Looking through the listing below, state how many lines have the word "shift" in them. Only the number should be given.
┌────────
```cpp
int lpd_abi_version(void);
const char* lpd_status_str(int status);
const char* lpd_last_cuda_error(void);
int lpd_device_info(int* sm_count, int* cc_major, int* cc_minor, size_t* smem_optin_bytes);

int lpd_bn_fold(const float* gamma, const float* beta, const float* mean, const float* var,
                const float* bias, float eps, int C, float* scale, float* shift, void* stream);

int lpd_transpose(const float* in, float* out, int batch, int rows, int cols, void* stream);

int lpd_knn(const float* x, int B, int N, int C, int k, void* idx, int idx_i64, void* stream);

size_t lpd_knn_workspace_bytes(int B, int N, int C, int k);
int lpd_knn_tc(const float* x, int B, int N, int C, int k, void* idx, int idx_i64,
               void* workspace, size_t workspace_bytes, void* stream);
int lpd_knn_tc_variant(int v);
size_t lpd_knn_tc_flags_offset(int B, int N, int C, int k);

size_t lpd_knn_xyz_workspace_bytes(int B, int N);
int lpd_knn_xyz(const float* x, int B, int N, int k, void* idx, int idx_i64, void* workspace, size_t workspace_bytes,
                void* stream);

int lpd_cell_order(const float* x, int B, int N, int32_t* perm, int32_t* inv, float* xyz_sorted,
                   void* workspace, size_t workspace_bytes, void* stream);

int lpd_cell_order_grid(const float* x, int B, int N, int32_t* perm, int32_t* inv, float* xyz_sorted,
                        void* workspace, size_t workspace_bytes, void* stream);
int lpd_knn_xyz_ordered(int B, int N, int k, void* idx, int idx_i64, void* workspace, size_t workspace_bytes, void* stream);

int lpd_gemm(const float* A, int a_layout, int lda, long long strideA,
             const float* B, int b_layout, int ldb, long long strideB,
             float* C, int ldc, long long strideC,
             int M, int N, int K, int batch,
             const float* scale, const float* shift, int act, float slope, const float* aux,
             void* stream);

int lpd_gemm_tf32(const float* A, int lda, const float* B, int ldb, float* C, int ldc,
                  int M, int N, int K, const float* scale, const float* shift, int act, float slope,
                  void* stream);
int lpd_gemm_tf32_ex(const float* A, int lda, const float* B, int ldb, float* C, int ldc,
// ... 140 lines not shown
```

### lpd-net-pytorch_b200/_lib.py

```python
from __future__ import annotations

import ctypes as C
import os
from pathlib import Path

_HERE = Path(__file__).resolve().parent
LIB_PATH = _HERE / "liblpd_b200.so"

LPD_OK = 0
ACT_NONE, ACT_RELU, ACT_LEAKY, ACT_SIGMOID, ACT_GATE, ACT_ADD = 0, 1, 2, 3, 4, 5
A_MK, A_KM = 0, 1
B_NK, B_KN = 0, 1
ABI_VERSION = 2

_vp, _i, _f, _ll, _sz, _d = C.c_void_p, C.c_int, C.c_float, C.c_longlong, C.c_size_t, C.c_double

SIGNATURES = {
    "lpd_abi_version": (_i, []),
    "lpd_status_str": (C.c_char_p, [_i]),
    "lpd_last_cuda_error": (C.c_char_p, []),
    "lpd_device_info": (_i, [C.POINTER(_i), C.POINTER(_i), C.POINTER(_i), C.POINTER(_sz)]),
    "lpd_bn_fold": (_i, [_vp, _vp, _vp, _vp, _vp, _f, _i, _vp, _vp, _vp]),
    "lpd_transpose": (_i, [_vp, _vp, _i, _i, _i, _vp]),
    "lpd_knn": (_i, [_vp, _i, _i, _i, _i, _vp, _i, _vp]),
    "lpd_knn_workspace_bytes": (_sz, [_i, _i, _i, _i]),
    "lpd_knn_tc": (_i, [_vp, _i, _i, _i, _i, _vp, _i, _vp, _sz, _vp]),
    "lpd_knn_tc_variant": (_i, [_i]),
    "lpd_knn_tc_flags_offset": (_sz, [_i, _i, _i, _i]),
    "lpd_knn_xyz_workspace_bytes": (_sz, [_i, _i]),
    "lpd_knn_xyz": (_i, [_vp, _i, _i, _i, _vp, _i, _vp, _sz, _vp]),
    "lpd_cell_order": (_i, [_vp, _i, _i, _vp, _vp, _vp, _vp, _sz, _vp]),
    "lpd_cell_order_grid": (_i, [_vp, _i, _i, _vp, _vp, _vp, _vp, _sz, _vp]),
    "lpd_knn_xyz_ordered": (_i, [_i, _i, _i, _vp, _i, _vp, _sz, _vp]),
    "lpd_gemm": (_i, [_vp, _i, _i, _ll, _vp, _i, _i, _ll, _vp, _i, _ll, _i, _i, _i, _i,
                      _vp, _vp, _i, _f, _vp, _vp]),
    "lpd_gemm_tf32": (_i, [_vp, _i, _vp, _i, _vp, _i, _i, _i, _i, _vp, _vp, _i, _f, _vp]),
    "lpd_gemm_tf32_ex": (_i, [_vp, _i, _vp, _i, _vp, _i, _i, _i, _i, _i, _i, _vp, _vp, _i, _f, _vp]),
    "lpd_gemm_tf32_tn": (_i, [_vp, _i, _vp, _i, _vp, _i, _ll, _i, _i, _i, _i, _vp]),
    "lpd_gemm_f16": (_i, [_vp, _i, _vp, _i, _vp, _i, _i, _i, _i, _i, _vp, _vp, _i, _f, _vp]),
    "lpd_gemm_f16_tn": (_i, [_vp, _i, _vp, _i, _vp, _i, _ll, _i, _i, _i, _i, _vp]),
    "lpd_f32_to_f16": (_i, [_vp, _ll, _vp, _ll, _ll, _i, _vp]),
    "lpd_split3_tf32": (_i, [_vp, _ll, _vp, _i, _vp]),
    "lpd_transpose_split3": (_i, [_vp, _i, _ll, _i, _vp, _vp]),
    "lpd_gemm_tf32_out16": (_i, [_vp, _i, _vp, _i, _vp, _i, _i, _i, _i, _vp, _vp, _i, _f, _vp]),
    "lpd_softmax64_f16": (_i, [_vp, _ll, _vp, _vp]),
    "lpd_edge_gather_max_f16": (_i, [_vp, _i, _vp, _i, _vp, _i, _i, _i, _i, _i, _f, _vp, _i, _vp]),
    "lpd_edgeconv_dg20_f16": (_i, [_vp, _i, _vp, _i, _vp, _i, _i, _vp, _vp, _vp, _i, _f, _vp, _i, _vp, _i, _vp]),
    "lpd_edgeconv_dg32_f16": (_i, [_vp, _i, _vp, _i, _vp, _i, _i, _vp, _vp, _vp, _i, _f, _vp, _i, _vp, _i, _vp]),
    "lpd_pointwise_mlp2": (_i, [_vp, _i, _i, _ll, _vp, _vp, _vp, _vp, _vp, _vp, _i, _f, _vp, _i, _vp]),
    "lpd_colmax": (_i, [_vp, _i, _i, _i, _i, _vp, _vp]),
    "lpd_edge_gather_ext": (_i, [_vp, _i, _vp, _i, _vp, _i, _i, _i, _i, _vp, _vp, _i, _f, _vp, _i, _vp]),
# ... 82 lines not shown
```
└────────
Reply to the task.
3